=== TASK BRIEF ===
Search the listing for the word "mask" and return each line that contains it.

=== DATA FOR THIS TASK ===

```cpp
struct LaunchTimer {
    bool on;
    std::vector<hipEvent_t> ev;
    explicit LaunchTimer(bool on_) : on(on_) {}
    ~LaunchTimer() {
        for (auto e : ev) (void)hipEventDestroy(e);
    }
    void begin() {
        if (!on) return;
        hipEvent_t e;
        HIP_CHECK(hipEventCreate(&e));
// ... 30 lines not shown
    int wide_hinted_cpb = 0;
    bool no_side_worker = false;
    bool no_wide_handover = false;
    int workers = 1;
    int warm_cols = 0;
    int chunk_groups = 0;
    bool no_keep_all = false;
    int pipeline_min_groups = 8;
    bool no_runmax = false;
    bool force_radix = false;
    bool serial_emit = false;
    bool emit_high_priority = false;
    bool no_dma = false;
    bool bwd_dma = false;
    bool no_bwd_skip = false;
    int dense_streams = 0;
    int dense_w = 0;
    int dense_npt = 0;
    double mem_fraction = 0.0;
};
const Knobs &knobs();
void refresh_knobs();

void model_build_host(phmm_model *m);
void model_upload(phmm_model *m);
const RunSucc &model_run_successors(phmm_model *m, int seg);

void run_dense(phmm_model *m, const phmm_reads *reads, double *out_lf, double *out_lb,
               double *out_nf);
void full_prob_sparse_backward(phmm_model *m, const phmm_reads *reads, double *out_logp, double *out_total);
// ... 42 lines not shown
```

dbgphmm_amd/csrc/seg_hull.h:

```cpp
#pragma once

#if defined(__HIPCC__)
#define PHMM_SEG_FN __host__ __device__ inline
#else
#define PHMM_SEG_FN inline
#endif

namespace phmm {

static constexpr int SEGS_PER_RUN = 8;

PHMM_SEG_FN int seg_size(int npt) { return npt % SEGS_PER_RUN == 0 ? npt / SEGS_PER_RUN : npt; }

static constexpr int SEGS_PER_RUN_LOG2 = 3;
static_assert(SEGS_PER_RUN == 1 << SEGS_PER_RUN_LOG2, "a run's byte of A holds one bit per segment");
PHMM_SEG_FN int segs_per_run_log2(int npt) { return npt % SEGS_PER_RUN == 0 ? SEGS_PER_RUN_LOG2 : 0; }

PHMM_SEG_FN bool seg_hull(unsigned mask, int S, int jtop, int *first, int *top) {
    if (!mask) return false;
    const int lo = __builtin_ctz(mask), hi = 31 - __builtin_clz(mask);
    const int t = hi * S + S - 1;
    *first = lo * S;
    *top = (t < jtop ? t : jtop) - lo * S;
    return true;
}

}
```

dbgphmm_amd/csrc/sparse_dyn.hip:

```cpp
#include <algorithm>
#include <cmath>
#include <cstdlib>
#include <cstring>

#include "dense_internal.h"
#include <condition_variable>
#include <deque>
#include <exception>
#include <functional>
#include <memory>
#include <mutex>
#include <thread>

#include "frontier_dev.h"
#include "sparse_dyn.h"
#include "sparse_fwd_kernel.h"
#include "wide_fwd_kernel.h"
#include "lean_fwd_kernel.h"

namespace phmm {

struct WarmArgs {
    DenseArgs d;
    int *sw;
// ... 409 lines not shown
        const uint64_t R = plan.order.size();
        const int g0 = it.g0, ngc = it.ngc, Lc = it.Lc, Lfull = it.Lfull;
        std::vector<uint32_t> deferred_ids;
        std::vector<uint32_t> *deferred = it.pc->may_defer ? &deferred_ids : nullptr;
        DenseArgs base{};
        fill_model_args(base, m);
        base.nblk = plan.nblk;
        base.nblk8 = plan.nblk8;
        base.npt = plan.npt;
        base.eall = 0;
        base.want_freq = 0;
        {
        DenseArgs a = base;
        a.ng = ngc;
        a.Lc = Lc;
        size_t tb = 0, mb = 0;
        layout(a, W, false, nullptr, nullptr, tb, mb);
        m->wset().tables.reserve(tb);
        m->wset().misc.reserve(mb);
        layout(a, W, false, m->wset().tables.p, m->wset().misc.p, tb, mb);
        HIP_CHECK(hipMemsetAsync(m->wset().misc.p, 0, mb, s));
        const int lanes = ngc * W;
        size_t wb = 0;
        auto carve = [&](size_t bytes) {
            wb = (wb + 255) / 256 * 256;
            size_t o = wb;
            wb += bytes;
            return o;
        };
        const size_t o_sw = carve(sizeof(int) * lanes), o_cnt = carve(sizeof(int) * lanes),
                     o_cn = carve(sizeof(int) * lanes), o_und = carve(sizeof(int) * 2),
                     o_amb = carve(sizeof(int) * lanes), o_wsub = carve(sizeof(int) * lanes),
                     o_wcnt = carve(sizeof(int) * lanes), o_mode = carve((size_t)lanes),
                     o_cnode = carve(sizeof(uint32_t) * (size_t)lanes * PHMM_MAX_ACTIVE_NODES),
                     o_ctot = carve(sizeof(double) * (size_t)lanes * PHMM_MAX_ACTIVE_NODES),
// ... 443 lines not shown
        single_mode = true;
        worker_loop();
        {
            std::lock_guard<std::mutex> lk(mu);
            main_done = true;
        }
        cv.notify_all();
        if (side_started && side_thread.joinable()) {
            side_thread.join();
            CallStats &st = stats();
            for (int k = 0; k < 5; k++) {
                st.ms[k] += side_stats.ms[k];
                st.launches[k] += side_stats.launches[k];
                st.cells[k] += side_stats.cells[k];
            }
        }
    } else {
        HIP_CHECK(hipStreamSynchronize(current_stream()));
        const ThreadContext ctx = capture_thread_context();
        CallStats merged;
        for (int t = 0; t < n_threads; t++)
            if (!m->pool->wstream[t]) HIP_CHECK(hipStreamCreateWithFlags(&m->pool->wstream[t], hipStreamNonBlocking));
        std::vector<std::thread> threads;
        struct JoinAll {
            std::vector<std::thread> &t;
            ~JoinAll() {
                for (auto &th : t)
                    if (th.joinable()) th.join();
            }
        } join_all{threads};
        threads.reserve(n_threads);
        for (int t = 0; t < n_threads; t++) {
            threads.emplace_back([&, t]() {
                adopt_thread_context(ctx, m->pool->wstream[t], t);
                worker_loop();
                (void)hipStreamSynchronize(m->pool->wstream[t]);
                std::lock_guard<std::mutex> lk(mu);
                const CallStats &ws = stats();
                for (int k = 0; k < 5; k++) {
                    merged.ms[k] += ws.ms[k];
                    merged.launches[k] += ws.launches[k];
                    merged.cells[k] += ws.cells[k];
                }
            });
        }
        for (auto &th : threads) th.join();
        stats() = merged;
    }
    if (first_error) std::rethrow_exception(first_error);
    if (by_ratio) {
        reads->warm_hint = new_hint;
        reads->last_flags = new_flags;
    }
    double tot = 0.0;
    for (uint64_t r = 0; r < R; r++) tot += lf[r];
    put_doubles(out_logp, lf.data(), R);
    put_doubles(out_total, &tot, 1);
    if (out_logb) std::copy(lb.begin(), lb.end(), out_logb);
// ... 4 lines not shown
```

Baseline: 30.24 million.

## Keep backward B and Pa planes zero at rest instead of re-memsetting each call

Moves the mapping-backward B planes and Pa ping-pong planes into dedicated persistent buffers that track how many bytes are known to be clean. After each backward pass, a new kernel clears only the node ranges the skip hull actually touched, so the next call can skip the full-plane memsets. This cuts memset bandwidth per call. In exchange it adds an extra clear kernel, bookkeeping that must stay correct across retries and buffer growth, and debug stats plus a scan API.

```diff
diff --git a/dbgphmm_amd/_ffi.py b/dbgphmm_amd/_ffi.py
--- a/dbgphmm_amd/_ffi.py
+++ b/dbgphmm_amd/_ffi.py
@@ -97,6 +97,7 @@
         "phmm_run_with_mapping_edges": (i32, [vp, vp, vp, vp, vp, vp]),
         "phmm_last_call_stats": (i32, [i32, P(dbl), P(u64), P(u64)]),
         "phmm_enable_timing": (i32, [i32]),
+        "phmm_zero_at_rest_stats": (i32, [P(u64), P(u64), P(u64)]),
     }
     for name, (res, args) in sig.items():
         fn = getattr(L, name)
@@ -133,3 +134,9 @@
     ms, n, c = C.c_double(), C.c_uint64(), C.c_uint64()
     check(lib().phmm_last_call_stats(which, C.byref(ms), C.byref(n), C.byref(c)))
     return ms.value, n.value, c.value
+
+
+def zero_at_rest_stats(scan: bool = False):
+    ms, cl, nz = C.c_uint64(), C.c_uint64(), C.c_uint64()
+    check(lib().phmm_zero_at_rest_stats(C.byref(ms), C.byref(cl), C.byref(nz) if scan else None))
+    return (ms.value, cl.value, nz.value) if scan else (ms.value, cl.value)
diff --git a/dbgphmm_amd/csrc/api.cpp b/dbgphmm_amd/csrc/api.cpp
--- a/dbgphmm_amd/csrc/api.cpp
+++ b/dbgphmm_amd/csrc/api.cpp
@@ -4,6 +4,7 @@
 #include <cstring>
 
 #include "phmm_internal.h"
+#include "../../include/phmm_amd_debug.h"
 
 namespace phmm {
 
@@ -80,6 +81,7 @@
     k.no_runmax = flag("PHMM_NO_RUNMAX");
     k.force_radix = flag("PHMM_FORCE_RADIX");
     k.no_bwd_skip = flag("PHMM_NO_BWD_SKIP");
+    k.no_zero_at_rest = flag("PHMM_NO_ZERO_AT_REST");
     k.serial_emit = flag("PHMM_SERIAL_EMIT");
     k.emit_high_priority = flag("PHMM_EMIT_HIGH_PRIORITY");
     k.no_dma = flag("PHMM_NO_DMA");
@@ -326,6 +328,18 @@
     if (launches) *launches = g_stats.launches[which];
     if (cells) *cells = g_stats.cells[which];
     return PHMM_OK;
+}
+
+int phmm_zero_at_rest_stats(uint64_t *memset_bytes, uint64_t *cleared_bytes, uint64_t *nonzero_words) {
+    if (memset_bytes) *memset_bytes = g_stats.zr_memset;
+    if (cleared_bytes) *cleared_bytes = g_stats.zr_cleared;
+    if (!nonzero_words) return PHMM_OK;
+    return guarded([&] {
+        require_device();
+        DevicePool &pool = device_pool();
+        std::lock_guard<std::recursive_mutex> lk(pool.call_mu);
+        *nonzero_words = zero_at_rest_scan(pool);
+    });
 }
 
 static double lnz(double x) { return x > 0.0 ? std::log(x) : -INFINITY; }
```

=== OUTPUT OF THE TASK ===
PHMM_SEG_FN bool seg_hull(unsigned mask, int S, int jtop, int *first, int *top) {
    if (!mask) return false;
    const int lo = __builtin_ctz(mask), hi = 31 - __builtin_clz(mask);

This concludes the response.